Blitz Bureau
NEW DELHI: When Prime Minister Narendra Modi’s Government declared India the world’s second-largest mobile phone manufacturer, the announcement was greeted with justified pride.
In a decade, the country had moved from importing 75 per cent of its handsets to barely importing any at all. The value of mobile production has surged from ₹18,900 crore in 2014 to ₹4,22,000 crore in 2024. Apple’s suppliers alone shipped iPhones worth $12.8 billion from Indian shores in 2024 — a 42 per cent rise in a single year.
Foxconn invested ₹9,100 crore, overtaking its own Government target. By September 2025, India had overtaken China as the top smartphone exporter to the United States, with a staggering 240 per cent jump in volumes.
These are extraordinary achievements. But they are, in a phrase that is becoming uncomfortably familiar among industry insiders, a hollow boom.

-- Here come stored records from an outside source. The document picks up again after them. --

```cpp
namespace ttk {
struct CtxScope {
  Ctx *prev;
  bool on;
  explicit CtxScope(ttk_ctx_s *h) : prev(nullptr), on(h != nullptr) {
    if (on) prev = ctx_swap(&h->c);
  }
  ~CtxScope() {
    if (on) ctx_swap(prev);
  }
};
void ctx_free_einsum(Ctx &c);

int cholesky_blocked(hipStream_t st, double *A, int n, int *status);
int trsm_blocked(hipStream_t st, const double *L, int n, double *B, int nrhs, int ldb, int trans);
int lu_blocked(hipStream_t st, double *A, int n, int *piv, double *work, int *status, double *rcond, int want_rcond);
int lu_rcond_launch(hipStream_t st, const double *LU, int n, const int *piv, const double *colsum, const int *status,
                    double *rcond);
int lu_factor_fork_rcond(hipStream_t st, double *A, int n, int *piv, double *work, int *forked);
int lu_rcond_join(hipStream_t st);
int lu_solve_cols(hipStream_t st, const double *LU, int n, const int *piv, double *B, int nrhs, int ldb);
int qr_colmajor(void *stream, const double *At, int m, int n, double *Qt, double *R, double *work);

struct GemmProblem {
  const double *A, *B;
  double *C;
  const int64_t *offs;
  int nb, M, N, K;
  double alpha, beta;
};
bool gemm_groupable(int nb, int M, int N, int K);
int gemm_group(hipStream_t st, const GemmProblem *p, int n);
int batch_barrier(void *stream);
int upload_ring(hipStream_t st, const double *host, double *dev, int64_t n);
int schur_apply(void *stream, int64_t handle, const double *v, double *out);
}

#endif
```

tensor-train-interior-point-method_amd/csrc/ttk_linalg.hip:

```cpp
#include <math.h>
#include <stdlib.h>

#include <array>
#include <chrono>
#include <cstdio>
#include <cstring>
#include <map>
#include <mutex>

#include "ttk_common.h"
#include "ttk_internal.h"

namespace {

constexpr double EPS = 2.220446049250313e-16;
__device__ unsigned long long g_dbg[8];

constexpr int LDS_DOUBLES = 20000;

__device__ __forceinline__ void rr_pair(int P, int r, int k, int &p, int &q) {
  const int P1 = P - 1;
  if (k == 0) {
    p = r;
    q = P1;
// ... 2844 lines not shown
  }
#define TTK_SVD_WG(GG)                                                                                      \
  case GG:                                                                                                  \
    if (wmode == 2) TTK_SVD_WG_MODE(GG, 2) else TTK_SVD_WG_MODE(GG, 0)                                       \
    break;
#define TTK_SVD_WG3(GG)                                                                                     \
  case GG:                                                                                                  \
    if (wmode == 2) TTK_SVD_WG_MODE(GG, 2) else if (wmode == 1) TTK_SVD_WG_MODE(GG, 1) else TTK_SVD_WG_MODE(GG, 0) \
    break;
  switch (g) {
    TTK_SVD_WG(1)
    TTK_SVD_WG(2)
    TTK_SVD_WG3(4)
    TTK_SVD_WG3(8)
    TTK_SVD_WG3(16)
    TTK_SVD_WG(32)
    default:
      TTK_SVD_WG(64)
  }
#undef TTK_SVD_WG
#undef TTK_SVD_WG3
#undef TTK_SVD_WG_MODE
  TTK_LAUNCH_CHECK();
  return TTK_OK;
}

static const int g_qr_narrow = getenv("TTK_QR_NARROW") ? atoi(getenv("TTK_QR_NARROW")) : 1;
static int g_qr_big_k = 48;

int ttk_qr_set_big_threshold(int k) {
  const int old = g_qr_big_k;
  if (k > 0) g_qr_big_k = k;
  return old;
}

int64_t ttk_qr_work(int m, int n) {
  const int64_t k = m < n ? m : n;
  const int64_t small = (int64_t)m * n + k + (int64_t)m * k + 16, big = qr_big_work(m, n);
  return small > big ? small : big;
}

static int qr_impl(void *stream, const double *A, int m, int n, double *Q, double *R, double *work,
                   int colmajor);

int ttk_qr(void *stream, const double *A, int m, int n, double *Q, double *R, double *work) {
  return qr_impl(stream, A, m, n, Q, R, work, 0);
}

}
namespace ttk {
int qr_colmajor(void *stream, const double *At, int m, int n, double *Qt, double *R, double *work) {
  return qr_impl(stream, At, m, n, Qt, R, work, 1);
}
}
extern "C" {

static int qr_impl(void *stream, const double *A, int m, int n, double *Q, double *R, double *work,
                   int colmajor) {
  if (int brc = ttk::batch_barrier(stream)) return brc;
  if (m <= 0 || n <= 0) {
    ttk::set_error("ttk_qr: empty matrix %dx%d", m, n);
    return TTK_ERR_ARG;
  }
  const int64_t k = m < n ? m : n;
  const int64_t need = (int64_t)m * n + k + (int64_t)m * k + 16;
  const int use_lds = need <= LDS_DOUBLES;
  if (colmajor && k >= g_qr_big_k && (!use_lds || g_qr_big_k <= 2)) return TTK_ERR_ARG;
  LinalgScope scope_(TTK_STREAM(stream), 1, m, n, k >= g_qr_big_k && (!use_lds || g_qr_big_k <= 2) ? 0 : use_lds ? 1 : 2);
  if (k >= g_qr_big_k && (!use_lds || g_qr_big_k <= 2)) return qr_big(stream, A, m, n, Q, R, work);
  const size_t shm = use_lds ? need * sizeof(double) : 0;
  const int nt = (g_qr_narrow && m <= 65) ? 64 * (n < 16 ? (n < 1 ? 1 : n) : 16) : 1024;
  if (use_lds) {
    allow_big_lds(qr_kernel<true>, shm);
    hipLaunchKernelGGL(qr_kernel<true>, dim3(1), dim3(nt), shm, TTK_STREAM(stream), A, m, n, Q, R, work, use_lds, colmajor);
  } else {
    allow_big_lds(qr_kernel<false>, shm);
    hipLaunchKernelGGL(qr_kernel<false>, dim3(1), dim3(nt), shm, TTK_STREAM(stream), A, m, n, Q, R, work, use_lds, colmajor);
  }
  TTK_LAUNCH_CHECK();
  return TTK_OK;
}

static int g_dense_block_min = 96;
static int g_lu_block_min = getenv("TTK_LU_BLOCK_MIN") ? atoi(getenv("TTK_LU_BLOCK_MIN")) : 32;

int ttk_dense_set_block_min(int n) {
  const int old = g_dense_block_min;
  g_dense_block_min = n;
  return old;
}

int ttk_cholesky_sync(void *stream, double *A, int n) {
  if (int brc = ttk::batch_barrier(stream)) return brc;
  if (ensure_status()) {
    ttk::set_error("ttk_cholesky_sync: status alloc failed");
    return TTK_ERR_HIP;
  }
  LinalgScope scope_(TTK_STREAM(stream), 4, n, n, n >= g_dense_block_min);
  if (n >= g_dense_block_min) {
    const int rc = ttk::cholesky_blocked(TTK_STREAM(stream), A, n, ttk::ctx().status);
    if (rc) return rc;
  } else {
    hipLaunchKernelGGL(chol_kernel, dim3(1), dim3(1024), 0, TTK_STREAM(stream), A, n, ttk::ctx().status);
    TTK_LAUNCH_CHECK();
  }
  int st = 0;
  TTK_HIP(hipMemcpyAsync(&st, ttk::ctx().status, sizeof(int), hipMemcpyDeviceToHost, TTK_STREAM(stream)));
  ttk::note_sync();
  TTK_HIP(hipStreamSynchronize(TTK_STREAM(stream)));
  if (st) {
    ttk::set_error("%d-th leading minor of the array is not positive definite", st);
    return TTK_ERR_NOT_PD;
  }
  return TTK_OK;
}

int ttk_trsm_lower(void *stream, const double *L, int n, double *B, int nrhs, int ldb, int trans) {
  if (int brc = ttk::batch_barrier(stream)) return brc;
  if (n <= 0 || nrhs <= 0) return TTK_OK;
  if (n >= g_dense_block_min) return ttk::trsm_blocked(TTK_STREAM(stream), L, n, B, nrhs, ldb, trans);
  hipLaunchKernelGGL(trsm_kernel, dim3((nrhs + 63) / 64), dim3(256), 0, TTK_STREAM(stream), L, n, B, nrhs, ldb, trans);
  TTK_LAUNCH_CHECK();
  return TTK_OK;
}
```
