@@ -662,12 +912,26 @@
     p.rem_full = pl.rem_full; p.rem_split = pl.rem_split; p.rem_per = pl.rem_per;
     p.chain = pw_chain_tiles(p, force_splitk);
     if (p.chain) { p.tile_big = 0; p.splitk = 1; p.rem_full = p.rem_split = p.rem_per = 0; }
+    if (p.pair.N2) {
+        p.pair.tiles = pw_pair_tiles(p, force_splitk);
+        if (p.pair.tiles) {
+            ConvP p2 = p;
+            p2.Cin = p2.K = p2.Kp = p.N; p2.c0 = p.N; p2.N = p.pair.N2; p2.res = nullptr; p2.pair = PwPair{};
+            const Plan pl2 = plan_variant(p2, false, 0, ws_floats);
+            const bool unsplit = pw_chain_tiles(p2, 0) > 0 || (pl2.splitk == 1 && pl2.rem_split <= 1);
+            p.pair.split2 = !unsplit && pl2.splitk == 2 && pl2.rem_split <= 1;
+            if (!unsplit && !p.pair.split2) p.pair.tiles = 0;
+        }
+        if (p.pair.tiles) { p.chain = 0; p.tile_big = 0; p.splitk = 1; p.rem_full = p.rem_split = p.rem_per = 0; }
+        else p.pair = PwPair{};
+    }
     static const bool dbg = getenv("STCN_CONV_PLAN_DEBUG") != nullptr;
     if (dbg)
         fprintf(stderr, "conv_plan M=%d N=%d K=%d: %s splitk=%d tail=(%d full, %d pieces of %d) cost %.0f\n", p.M, p.N, p.Kp,
                 pl.big ? "128x128" : (narrow_variant(p) ? "128x32" : "64x64"), pl.splitk, pl.rem_full, pl.rem_split, pl.rem_per, pl.cost);
     cp.family = CONV_DIRECT;
-    cp.variant = conv_variant_name(p);
+    cp.variant = p.pair.N2 ? (p.pair.N2 == 64 ? "pw_pair N2=64" : "pw_pair N2=128") : conv_variant_name(p);
+    if (p.pair.N2) cp.fl += 2.0 * p.M * p.pair.N2 * (double)p.N;
     cp.splitk = p.splitk; cp.tail = p.rem_split > 1;
     cp.n_in = 0; cp.n_gemm = 1; cp.reduce = p.splitk > 1 || p.rem_split > 1;
     cp.fl_exec = cp.fl;
@@ -702,6 +966,13 @@
     const bool smallc = smallc_variant(p);
     const int pn = p.panel;
     const TileDiv td{fastdiv_make((unsigned)ntile), fastdiv_make((unsigned)tiles_n), fastdiv_make((unsigned)(tiles_m * (pn > 0 ? pn : 1))), tiles_m};
+    if (p.pair.N2) {
+        const int tm64 = (p.M + 63) / 64, rn2 = p.pair.N2 / 64;
+        const dim3 pgrid((unsigned)((tm64 + p.pair.tiles - 1) / p.pair.tiles));
+        const size_t plds = (size_t)(2 * 64 * LDT + 2 * 64 * rn2 * LDT + 64 * 68) * sizeof(float);
+        launch(rn2 == 1 ? pw_pair_kernel<1> : pw_pair_kernel<2>, pgrid, dim3(256), plds, s, ev_gemm, p);
+        return;
+    }
     if (p.chain) {
         const dim3 cgrid((unsigned)((ntile + p.chain - 1) / p.chain));
         launch(p.relu_in ? pw_chain_kernel<true> : pw_chain_kernel<false>, cgrid, dim3(256), lds, s, ev_gemm, p, tiles_n, ntile, p.chain, td);
diff --git a/eva_vos_amd/csrc/engine.cpp b/eva_vos_amd/csrc/engine.cpp
--- a/eva_vos_amd/csrc/engine.cpp
+++ b/eva_vos_amd/csrc/engine.cpp
@@ -32,6 +32,7 @@
     k.fusion_conv12 = env_int("STCN_FUSION_CONV12", k.fusion_conv12) != 0;
     k.fusion_wino = env_int("STCN_FUSION_WINO", k.fusion_wino) != 0;
     k.pw_chain = env_int("STCN_PW_CHAIN", k.pw_chain);
+    k.pw_pair = env_int("STCN_PW_PAIR", k.pw_pair) != 0;
     return k;
 }
 
@@ -509,6 +510,13 @@
     if (a.force_splitk <= 0 && (fusion_conv_plan(p, pl) || wino4_plan(p, m.wino4_min_wg, w.wino_v_floats, w.splitk_floats, pl) ||
                                 wino_plan(p, w.wino_v_floats, w.splitk_floats, pl)))
         return STCN_OK;
+    if (!a.pair_name.empty()) {
+        auto i2 = m.conv.find(a.pair_name);
+        if (i2 == m.conv.end()) { set_error("missing conv '%s'", a.pair_name.c_str()); return STCN_E_MISSING; }
+        const ConvW &c2 = i2->second;
+        if (c2.cin_p != cw.cout) { set_error("conv '%s': %d input channels, '%s' gives %d", a.pair_name.c_str(), c2.cin_p, name.c_str(), cw.cout); return STCN_E_INVALID; }
+        if (c2.kh == 1 && c2.kw == 1 && c2.Kp == c2.cin_p) p.pair = PwPair{c2.w, c2.bias, a.pair_y, c2.cout, a.pair_relu, 0, 0};
+    }
     conv_plan(p, a.force_splitk, w.splitk_floats, pl);
     return STCN_OK;
 }
@@ -522,7 +530,8 @@
     if (w.prof) {
         const double in0 = (double)(p.bs0 ? p.B : 1) * p.H * p.W * p.c0, in1 = p.x1 ? (double)(p.bs1 ? p.B : 1) * p.H * p.W * p.c1 : 0.0;
         const double resb = p.res ? (p.res_bs ? (double)p.M * p.N : (double)p.OH * p.OW * p.N) : 0.0;
-        const double bytes = 4.0 * (in0 + in1 + (double)p.N * p.K + (double)p.M * p.N + resb);
+        const double pairb = p.pair.N2 ? (double)p.pair.N2 * p.N + (double)p.M * p.pair.N2 : 0.0;
+        const double bytes = 4.0 * (in0 + in1 + (double)p.N * p.K + (double)p.M * p.N + resb + pairb);
         const bool hbm_bound = pl.fl / bytes < 157.3e12 / 8.0e12;
         const int cls = w.conv_cls;
         const bool hbm_acc = hbm_bound && cls == STCN_K_CONV;
@@ -544,7 +553,9 @@
     case CONV_WINO2: wino_launch(p, pl, w.wino_v, s, ei[0], eg[0], er); break;
     default: conv_launch(p, s, eg[0], er);
     }
-    return launch_status(name.c_str());
+    const int st = launch_status(name.c_str());
+    if (st || a.pair_name.empty() || p.pair.N2) return st;
+    return run_conv(m, w, s, a.pair_name, ConvArgs(a.y, p.N, p.B, p.OH, p.OW, a.y_bs ? a.y_bs : CONV_DENSE).out(a.pair_y).relu(0, a.pair_relu));
 }
 
 #define RC(x) do { int rc_ = (x); if (rc_) return rc_; } while (0)
@@ -558,6 +569,7 @@
     struct St { const char *name; int n, planes, stride; } stages[3] = {{"res2", 3, 64, 1}, {"layer2", 4, 128, 2}, {"layer3", 6, 256, 2}};
     int H = d.h4, W = d.w4, cin = 64;
     float *x = w.B;
+    bool c1_done = false;
     for (int si = 0; si < 3; ++si) {
         const St &st = stages[si];
         for (int i = 0; i < st.n; ++i) {
@@ -566,12 +578,15 @@
             const int OH = H / sd, OW = W / sd;
             const float *idt = x;
             if (i == 0) { RC(run_conv(m, w, s, p + ".downsample.0", ConvArgs(x, cin, B, H, W).strided(sd).out(w.D))); idt = w.D; }
-            RC(run_conv(m, w, s, p + ".conv1", ConvArgs(x, cin, B, H, W).out(w.C).relu(0, 1)));
+            if (!c1_done) RC(run_conv(m, w, s, p + ".conv1", ConvArgs(x, cin, B, H, W).out(w.C).relu(0, 1)));
             RC(run_conv(m, w, s, p + ".conv2", ConvArgs(w.C, st.planes, B, H, W).strided(sd).out(w.A).relu(0, 1)));
             float *dst = x;
             long dst_bs = 0;
             if (si == 2 && i == st.n - 1) { dst = o.f16; dst_bs = obs; }
-            RC(run_conv(m, w, s, p + ".conv3", ConvArgs(w.A, st.planes, B, OH, OW).out(dst, dst_bs).residual(idt).relu(0, 1)));
+            ConvArgs c3 = ConvArgs(w.A, st.planes, B, OH, OW).out(dst, dst_bs).residual(idt).relu(0, 1);
+            c1_done = si == 0 && w.kn.pw_pair;
+            if (c1_done) c3.pair(i + 1 < st.n ? std::string("key_encoder.res2.") + std::to_string(i + 1) + ".conv1" : std::string("key_encoder.layer2.0.conv1"), w.C, 1);
+            RC(run_conv(m, w, s, p + ".conv3", c3));
             x = dst; H = OH; W = OW; cin = st.planes * 4;
         }
         if (si == 0) {
diff --git a/eva_vos_amd/csrc/engine.h b/eva_vos_amd/csrc/engine.h
--- a/eva_vos_amd/csrc/engine.h
+++ b/eva_vos_amd/csrc/engine.h
@@ -131,6 +131,7 @@
     float *y = nullptr; long y_bs = 0;
     const float *res = nullptr; long res_bs = CONV_DENSE; int res_bmod = 0;
     int relu_in = 0, relu_out = 0, force_splitk = 0;
+    std::string pair_name; float *pair_y = nullptr; int pair_relu = 0;
     ConvArgs(const float *x, int c, int B_, int H_, int W_, long bs = CONV_DENSE) : x0(x), c0(c), bs0(bs), B(B_), H(H_), W(W_) {}
     ConvArgs &concat(const float *x, int c, long bs) { x1 = x; c1 = c; bs1 = bs; return *this; }
     ConvArgs &strided(int s) { stride = s; return *this; }
@@ -138,6 +139,7 @@
     ConvArgs &residual(const float *r, long bs = CONV_DENSE, int bmod = 0) { res = r; res_bs = bs; res_bmod = bmod; return *this; }
     ConvArgs &relu(int in, int out_) { relu_in = in; relu_out = out_; return *this; }
     ConvArgs &splitk(int k) { force_splitk = k; return *this; }
+    ConvArgs &pair(const std::string &name, float *y2, int relu_out2) { pair_name = name; pair_y = y2; pair_relu = relu_out2; return *this; }
 };
 int plan_conv(const Model &m, const Work &w, const std::string &name, const ConvArgs &a, ConvP &p, ConvPlan &pl);
 const char *format_conv_path(const ConvPlan &pl, char *out, size_t n);
diff --git a/eva_vos_amd/csrc/hooks.cpp b/eva_vos_amd/csrc/hooks.cpp
--- a/eva_vos_amd/csrc/hooks.cpp
+++ b/eva_vos_amd/csrc/hooks.cpp
@@ -15,7 +15,7 @@
 struct TmpWork {
     Work w;
     int rc;
-    TmpWork(int nh, int nw, int k) { rc = w.init(nh, nw, k); }
+    TmpWork(int nh, int nw, int k, int key_batch = 1) { rc = w.init(nh, nw, k, key_batch); }
     ~TmpWork() { (void)hipDeviceSynchronize(); w.release(); }
 };
 struct DevBuf {
@@ -161,6 +161,32 @@
         RC(run_conv(r.m, r.w, s, "t", ConvArgs(x, Cin, B, H, W, bs0).concat(x1, c1, x1 ? bs1 : 0).strided(stride).out(y, y_bs == CONV_DENSE ? 0 : y_bs)
                                           .residual(res, res_bs, res_bmod).relu(flags & 1, (flags >> 1) & 1).splitk(splitk)));
     }
+    HIPCHK(hipStreamSynchronize(s));
+    HIPCHK(hipGetLastError());
+    return STCN_OK;
+}
+
+int stcn_test_conv_pair(void *stream, const float *x, const float *w1, const float *b1, const float *res, const float *w2, const float *b2,
+                        float *y1, float *y2, float *y1_ref, float *y2_ref, int B, int H, int W, int K1, int N1, int N2, int flags, long y_bs,
+                        char *path, int n) {
+    if (!x || !w1 || !w2 || !y1 || !y2 || !y1_ref || !y2_ref || B < 1 || H < 1 || W < 1 || K1 < 32 || K1 % 32 || N1 < 32 || N1 % 32 || N2 < 1 ||
+        y_bs < CONV_DENSE || (path && n < 1)) {
+        set_error("stcn_test_conv_pair: all tensors but bias / res, B, H, W, N2 >= 1, K1 and N1 multiples of 32, y_bs -1 (dense) or elements required");
+        return STCN_E_INVALID;
+    }
+    hipStream_t s = (hipStream_t)stream;
+    ConvW c1 = test_convw(K1, N1, 1, 1), c2 = test_convw(N1, N2, 1, 1);
+    c1.w = const_cast<float *>(w1); c1.bias = const_cast<float *>(b1);
+    c2.w = const_cast<float *>(w2); c2.bias = const_cast<float *>(b2);
+    ConvRig r;
+    RC(r.init(c1, nullptr, false, B, H, W, (size_t)16 * 1024 * 1024));
+    r.m.conv["t2"] = c2;
+    const int relu1 = flags & 1, relu2 = (flags >> 1) & 1;
+    const long ybs = y_bs == CONV_DENSE ? 0 : y_bs;
+    RC(run_conv(r.m, r.w, s, "t", ConvArgs(x, K1, B, H, W).out(y1, ybs).residual(res).relu(0, relu1).pair("t2", y2, relu2)));
+    if (path) snprintf(path, (size_t)n, "%s", last_conv_path());
+    RC(run_conv(r.m, r.w, s, "t", ConvArgs(x, K1, B, H, W).out(y1_ref, ybs).residual(res).relu(0, relu1).splitk(1)));
+    RC(run_conv(r.m, r.w, s, "t2", ConvArgs(y1_ref, N1, B, H, W, ybs ? ybs : CONV_DENSE).out(y2_ref).relu(0, relu2)));
     HIPCHK(hipStreamSynchronize(s));
     HIPCHK(hipGetLastError());
     return STCN_OK;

The production model remains essentially one of final assembly — what the industry calls ‘box-building’. India screws together phones, packages them, and ships them. But the brain of every device – the semiconductor chipset – is designed elsewhere and fabricated elsewhere.
The display, the camera sensor, the advanced printed circuit board: All imported, predominantly from China. Of every rupee of value in a smartphone made in India, only 23 paise of genuine value is actually added here. The rest belongs to foreign supply chains.
Nearly 40 per cent of all electronic components come from Chinese supply chains, creating a strategic vulnerability that no amount of final assembly can disguise.
The PLI scheme has attracted $33 billion in investment and made Apple’s India exports surge to $4.4 billion in just the first half of 2025. But this success is concentrated at the top: only Foxconn, Tata Electronics, and a handful of others are growing.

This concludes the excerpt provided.